Kardecismo, terapia de regressão e apoio do Abel Braga: Leo Percovich junta forças para superar drama familiar




Graças a uma forte chuva, o campo de Xerém amanheceu alagado nas primeiras horas de sábado. Com rodos, funcionários tentaram resolver o problema, para a estreia do Fluminense no Estadual sub-20, contra a Portuguesa. Não deu muito certo. A drenagem, como todos os processos, precisa de tempo. Leo Percovich sabe disso. O jogo, que terminou em 1 a 1, foi seu recomeço como técnico após o acidente de carro de 16 de dezembro, em Minas Gerais, no qual suas duas filhas morreram. A dor ainda não passou.

De acordo com a reportagem do jornalista Rafael Oliveira, do Jornal Extra, além de sete costelas fraturadas, pulmão perfurado e clavícula deslocada, o técnico chora constantemente. Foi assim na reapresentação, terça-feira passada, diante dos jogadores. É o que ocorre quando vê meninas da idade das filhas (11 e 5 anos) nas ruas. E na solidão de casa.

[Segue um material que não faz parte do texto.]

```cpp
int pssr_input_plain(const float* x_nchw, void* out, int n, int c, int h, int w, int out_cs, float pre_scale, float pre_shift,
                     int dtype, pssr_stream_t stream);
int pssr_im2col_dil(const void* in, int in_cs, int in_co, int c, const float* scale, const float* shift, void* col, int cp,
                    int n, int h, int w, int dil, int dtype, pssr_stream_t stream);
int pssr_col2im_dil(const void* dcol, int cp, void* out, int out_cs, int out_co, int c, int n, int h, int w, int dil,
                    const void* y, int y_cs, int y_co, const float* scale, const float* shift, const float* mean,
                    const float* invstd, double* stats, int dtype, pssr_stream_t stream);
int pssr_channel_stats_nhwc(const void* x, int cs, int co, int c, int64_t npix, double* stats, int dtype, pssr_stream_t stream);
int pssr_sum_relu(const void* const* ins, const int* in_cs, const int* in_co, int n_in, void* out, int out_cs, int out_co,
                  int64_t npix, int c, int relu, int dtype, pssr_stream_t stream);
int pssr_relu_mask(const void* dout, int do_cs, int do_co, const void* out, int o_cs, int o_co, void* dz, int dz_cs, int dz_co,
                   int64_t npix, int c, int dtype, pssr_stream_t stream);
int pssr_affine_relu(const void* x, int cs, int co, const float* scale, const float* shift, void* out, int out_cs, int out_co,
                     int64_t npix, int c, int dtype, pssr_stream_t stream);
int pssr_maxpool_k(const void* in, int in_cs, int in_co, void* out, int out_cs, int out_co, int n, int h, int w, int c, int k,
                   int dtype, pssr_stream_t stream);
int pssr_maxpool_k_bwd(const void* act, int act_cs, int act_co, const void* dpool, int dp_cs, int dp_co, void* dx, int dx_cs,
                       int dx_co, int n, int h, int w, int c, int k, int dtype, pssr_stream_t stream);
int pssr_bilinear_up(const void* in, int in_cs, int in_co, void* out, int out_cs, int out_co, int n, int hs, int ws, int h, int w,
                     int c, int dtype, pssr_stream_t stream);
int pssr_bilinear_up_bwd(const void* dout, int do_cs, int do_co, void* din, int di_cs, int di_co, int n, int hs, int ws, int h,
                         int w, int c, int dtype, pssr_stream_t stream);

int pssr_input_patchify(const float* x_nchw, void* xpatch, int n, int c, int h, int w, int ps, int pc,
                        float pre_scale, float pre_shift, const float* scale, const float* shift, int dtype,
                        pssr_stream_t stream);
int pssr_dwconv7_pack(const float* w, float* packed, int c, int flip, pssr_stream_t stream);
#define PSSR_DWPACK_BATCH_MAX 48
typedef struct pssr_dwpack_batch {
    const float* w[PSSR_DWPACK_BATCH_MAX];
    float* packed[PSSR_DWPACK_BATCH_MAX];
    int32_t c[PSSR_DWPACK_BATCH_MAX];
    int32_t flip[PSSR_DWPACK_BATCH_MAX];
} pssr_dwpack_batch;
int pssr_dwconv7_pack_batch(const pssr_dwpack_batch* items, int n_items, pssr_stream_t stream);
int pssr_dwconv7(const void* in, int in_cs, int in_co, const float* w_packed, const float* bias, void* out, int out_cs,
                 int out_co, int n, int h, int w, int c, int accumulate, int dtype, pssr_stream_t stream);
int pssr_dwconv7_wgrad(const void* dy, int dy_cs, int dy_co, const void* x, int x_cs, int x_co, float* dw, int n, int h,
                       int w, int c, int dtype, pssr_stream_t stream);
int64_t pssr_dwconv7_wgrad_workspace_bytes(int n, int h, int w, int c);
int pssr_dwconv7_wgrad_ws(const void* dy, int dy_cs, int dy_co, const void* x, int x_cs, int x_co, float* dw, int n, int h,
                          int w, int c, int dtype, void* workspace, int64_t workspace_bytes, pssr_stream_t stream);
int pssr_layernorm2d_fwd(const void* in, int in_cs, int in_co, const float* gamma, const float* beta, float eps, void* out,
                         int out_cs, int out_co, int s2d, int c_pad, int n, int h, int w, int c, float* mean, float* rstd,
                         int dtype, pssr_stream_t stream);
int pssr_layernorm2d_bwd(const void* g, int g_cs, int g_co, int s2d, int c_pad, const void* x, int x_cs, int x_co,
                         const float* gamma, const float* mean, const float* rstd, void* dx, int dx_cs, int dx_co,
                         int accumulate, int n, int h, int w, int c, double* stats, int dtype, pssr_stream_t stream);
int pssr_image_channel_dot(const void* a, int a_cs, int a_co, const void* b, int b_cs, int b_co, int n, int hw, int c,
                           float scale, float* out, int dtype, pssr_stream_t stream);
int64_t pssr_image_channel_dot_workspace_bytes(int n, int hw, int c);
int pssr_image_channel_dot_ws(const void* a, int a_cs, int a_co, const void* b, int b_cs, int b_co, int n, int hw, int c,
                              float scale, float* out, int dtype, void* workspace, int64_t workspace_bytes, pssr_stream_t stream);
int pssr_ese_gate(const float* s_mean, const float* w_fc, const float* b_fc, int n, int c, float* u, float* gate,
                  pssr_stream_t stream);
int pssr_scale_nc(const void* t, int t_cs, int t_co, const float* gate, const float* gamma, const float* add, void* out,
                  int out_cs, int out_co, int n, int hw, int c, int dtype, pssr_stream_t stream);
int pssr_ese_bwd(const float* A, const float* gate, const float* u, const float* gamma, const float* s_mean,
                 const float* w_fc, int n, int c, int hw, float* du, float* dgamma, float* db_fc, float* dw_fc, float* add,
                 pssr_stream_t stream);

int pssr_head_q_gather(const float* q, const float* bias, float* out_nchw, int n, int h, int w,
                       float out_scale, float out_shift, pssr_stream_t stream);

int pssr_head_conv_fwd(const void* act, int act_cs, int act_co, int blk, const float* w_oihw, const float* bias,
                       float* out_nchw, int n, int h, int w, int cin, int cout, float out_scale, float out_shift,
                       int dtype, pssr_stream_t stream);
int pssr_head_conv_dgrad(const float* g_nchw, float g_scale, const float* w_oihw, const void* act, int act_cs, int act_co,
                         void* dact, int d_cs, int d_co, int blk, int n, int h, int w, int cin, int cout, int dtype,
                         pssr_stream_t stream);
int pssr_head_conv_wgrad(const float* g_nchw, float g_scale, const void* act, int act_cs, int act_co, int blk,
                         float* dw_oihw, int n, int h, int w, int cin, int cout, int dtype, pssr_stream_t stream);
int pssr_head_conv_bwd(const float* g_nchw, float g_scale, const float* w_oihw, const void* act, int act_cs, int act_co,
                       void* dact, int d_cs, int d_co, int blk, float* dw_oihw, float* bias_sum, int n, int h, int w, int cin,
                       int cout, int dtype, pssr_stream_t stream);

int pssr_head_conv_bwd_rows(const float* g_nchw, float g_scale, const float* w_oihw, const void* act, int act_cs, int act_co,
                            void* dact, int d_cs, int d_co, int blk, double* dw_rows, double* bias_rows, int n, int h, int w,
                            int cin, int cout, int dtype, pssr_stream_t stream);

int pssr_sliding_tiles_u8(const uint8_t* sheet, float* tiles, int c, int h, int w, int size, int stride, int tile0, int ntile,
                          pssr_stream_t stream);
int pssr_patch_tiles_u8(const uint8_t* tiles, uint8_t* sheet, int c, int n_rows, int n_cols, int size, int overlap, int margin,
                        pssr_stream_t stream);


int64_t pssr_normalize_preds_workspace_bytes(int64_t pixels_per_image);
int pssr_normalize_preds_u8(const uint8_t* hr, const uint8_t* hr_hat, uint8_t* hr_norm, uint8_t* hr_hat_norm, int n_images,
                            int64_t pixels_per_image, float pmin, float pmax, void* workspace, pssr_stream_t stream);
int64_t pssr_normalize_preds_resized_workspace_bytes(int n_images, int H, int W, int h, int w);
int pssr_normalize_preds_resized_u8(const uint8_t* hr, int H, int W, const uint8_t* hr_hat, int h, int w, uint8_t* hr_norm,
                                    uint8_t* hr_hat_norm, int n_images, float pmin, float pmax, void* workspace,
                                    pssr_stream_t stream);

int64_t pssr_image_metrics_workspace_bytes(int n_images, int h, int w);
int pssr_image_metrics_u8(const uint8_t* hr, const uint8_t* hr_hat, double* out, int n_images, int h, int w, void* workspace,
                          pssr_stream_t stream);

#define PSSR_COPY_BATCH_MAX 16
typedef struct pssr_copy_batch {
    float* dst[PSSR_COPY_BATCH_MAX];
    const float* src[PSSR_COPY_BATCH_MAX];
    int64_t n[PSSR_COPY_BATCH_MAX];
} pssr_copy_batch;
int pssr_copy_f32_batch(const pssr_copy_batch* items, int n_items, pssr_stream_t stream);
typedef struct pssr_fold_batch {
    float* dst[PSSR_COPY_BATCH_MAX];
    const double* src[PSSR_COPY_BATCH_MAX];
    int32_t n[PSSR_COPY_BATCH_MAX];
    int32_t accumulate[PSSR_COPY_BATCH_MAX];
} pssr_fold_batch;
int pssr_f64_to_f32_batch(const pssr_fold_batch* items, int n_items, int stripes, pssr_stream_t stream);

#define PSSR_HIST_CLAMP 1
#define PSSR_HIST_ACCUMULATE 2
#define PSSR_HIST_MAX_BINS 8192
int64_t pssr_gradhist_workspace_bytes(int batch, int64_t n, int bins);
int pssr_gradhist_fwd(const float* a0, const float* b0, const float* a1, const float* b1, float* h0, float* h1, float* workspace,
                      int64_t workspace_bytes, int batch, int64_t n, int bins, float lo, float hi, float sigma, int flags,
                      pssr_stream_t stream);
int pssr_gradhist_bwd(const float* xa, const float* xb, const float* g, const float* g_ref, const float* dev_scale, float g_scale,
                      float* dx, int batch, int64_t n, int bins, float lo, float hi, float sigma, int flags, pssr_stream_t stream);
int pssr_crappifier_profiles(const float* lr_hat, const float* lr, const float* ds_hr, float* pred, float* target, int64_t n, int flags,
                             pssr_stream_t stream);
int pssr_subsample_f32(const float* src, float* dst, int64_t planes, int h_in, int w_in, int stride, pssr_stream_t stream);
int pssr_crappifier_loss_combine(const float* pred_hist, const float* target_hist, int64_t m, const float* ssim_loss, float dist_scale,
                                 float* out, pssr_stream_t stream);
int pssr_crappifier_loss_bwd_scalars(const float* parts, const float* grad_out, float* out, pssr_stream_t stream);
int pssr_clamp_f32(const float* x, float* y, int64_t n, float lo, float hi, pssr_stream_t stream);

#define PSSR_PROFILE_BINS 511
int64_t pssr_noise_profile_workspace_bytes(int images, int64_t per_image);
int pssr_noise_profile_f32(const float* a, const uint8_t* b, int32_t* hist, double* sum, int images, int64_t per_image, void* workspace,
                           int64_t workspace_bytes, pssr_stream_t stream);
int pssr_noise_profile_u8(const uint8_t* a, const uint8_t* b, int32_t* hist, double* sum, int images, int64_t per_image, void* workspace,
                          int64_t workspace_bytes, pssr_stream_t stream);
int pssr_noise_profile_loss(const int32_t* pred_hist, const double* pred_sum, const int32_t* target_hist, const double* target_sum,
                            int images, int64_t per_image, int width, double* loss, double* terms, double* mean, pssr_stream_t stream);

#ifdef __cplusplus
}
#endif
#endif
```

pssr2_amd/_lib.py:

```python
from __future__ import annotations

import ctypes as C
import os
from pathlib import Path

_LIB_PATH = Path(__file__).resolve().parent / "libpssr_mi355.so"
_lib = None

F32, BF16, F16 = 0, 1, 2
PRO_NONE, PRO_BN_RELU, PRO_GELU = 0, 1, 2
EPI_STORE, EPI_TAIL, EPI_DGRAD_MASK, EPI_FINAL, EPI_DGRAD_GELU, EPI_HEADQ = 0, 1, 2, 3, 4, 5
FLAG_RELU, FLAG_STATS, FLAG_AFFINE, FLAG_HEADQ, FLAG_SHUF2, FLAG_SOLO = 1, 2, 4, 8, 16, 32

c_void_p, c_int, c_i64, c_float = C.c_void_p, C.c_int, C.c_int64, C.c_float


class ConvDesc(C.Structure):
    _fields_ = [
        ("dtype", C.c_int32), ("n", C.c_int32), ("h", C.c_int32), ("w", C.c_int32),
        ("in0", c_void_p), ("in0_cstride", C.c_int32), ("in0_coff", C.c_int32), ("cin0", C.c_int32), ("taps0", C.c_int32),
        ("w0", c_void_p),
        ("in1", c_void_p), ("in1_cstride", C.c_int32), ("in1_coff", C.c_int32), ("cin1", C.c_int32), ("taps1", C.c_int32),
        ("w1", c_void_p),
        ("prologue", C.c_int32), ("pro_scale", c_void_p), ("pro_shift", c_void_p),
# ... 8 lines not shown
        ("workspace", c_void_p), ("workspace_bytes", C.c_int64),
        ("head_w", c_void_p), ("head_q", c_void_p),
    ]


class WgradDesc(C.Structure):
    _fields_ = [
        ("dtype", C.c_int32), ("n", C.c_int32), ("h", C.c_int32), ("w", C.c_int32),
        ("dy", c_void_p), ("dy_cstride", C.c_int32), ("dy_coff", C.c_int32), ("dy_blk", C.c_int32), ("cout", C.c_int32),
        ("in_", c_void_p), ("in_cstride", C.c_int32), ("in_coff", C.c_int32), ("in_blk", C.c_int32), ("cin_pad", C.c_int32),
        ("taps", C.c_int32),
        ("prologue", C.c_int32), ("pro_scale", c_void_p), ("pro_shift", c_void_p),
        ("dw", c_void_p), ("dw_parts", C.c_int32),
    ]


class GatherItem(C.Structure):
    _fields_ = [("src", C.c_void_p), ("sh", C.c_int), ("sw", C.c_int), ("rot", C.c_int), ("flip_axis", C.c_int)]


class SheetDesc(C.Structure):
    _fields_ = [("base", C.c_void_p), ("frames", C.c_int), ("h", C.c_int), ("w", C.c_int), ("reserved", C.c_int)]


class WindowItem(C.Structure):
    _fields_ = [("sheet", C.c_int), ("frame0", C.c_int), ("y0", C.c_int), ("x0", C.c_int), ("rot", C.c_int), ("flip_axis", C.c_int)]


class CollagePanel(C.Structure):
    _fields_ = [("src", C.c_void_p), ("image_stride", C.c_int64), ("row_pitch", C.c_int32), ("src_h", C.c_int32), ("src_w", C.c_int32),
                ("is_f32", C.c_int32), ("yi", C.c_void_p), ("xi", C.c_void_p)]


COPY_BATCH_MAX = 16


class FoldBatch(C.Structure):
    _fields_ = [("dst", C.c_void_p * 16), ("src", C.c_void_p * 16), ("n", C.c_int32 * 16), ("accumulate", C.c_int32 * 16)]


DWPACK_BATCH_MAX = 48


class DwPackBatch(C.Structure):
    _fields_ = [("w", C.c_void_p * DWPACK_BATCH_MAX), ("packed", C.c_void_p * DWPACK_BATCH_MAX), ("c", C.c_int32 * DWPACK_BATCH_MAX),
                ("flip", C.c_int32 * DWPACK_BATCH_MAX)]


class CopyBatch(C.Structure):
    _fields_ = [("dst", C.c_void_p * COPY_BATCH_MAX), ("src", C.c_void_p * COPY_BATCH_MAX), ("n", C.c_int64 * COPY_BATCH_MAX)]


class PackItem(C.Structure):
    _fields_ = [("w", c_void_p), ("packed", c_void_p), ("n_perm", c_void_p),
                ("cout", C.c_int32), ("cin", C.c_int32), ("ks", C.c_int32), ("ci_begin", C.c_int32), ("ci_count", C.c_int32),
                ("mode", C.c_int32), ("k_pad", C.c_int32), ("n_pad", C.c_int32), ("dtype", C.c_int32), ("center", C.c_int32)]
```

— Na medida em que vou me reencontrando, me reestruturando e reorganizando meu dia a dia, vou voltar a ser um treinador melhor e estarei em harmonia com meu trabalho — conta Percovich: — Chorar em casa me alivia. Dá uma visão mais profunda no dia seguinte, quando volto aqui com outra energia. Acho que é algo recarregável. A mesma energia que você perde, reencontra na sua casa, no seu pensamento e no trabalho.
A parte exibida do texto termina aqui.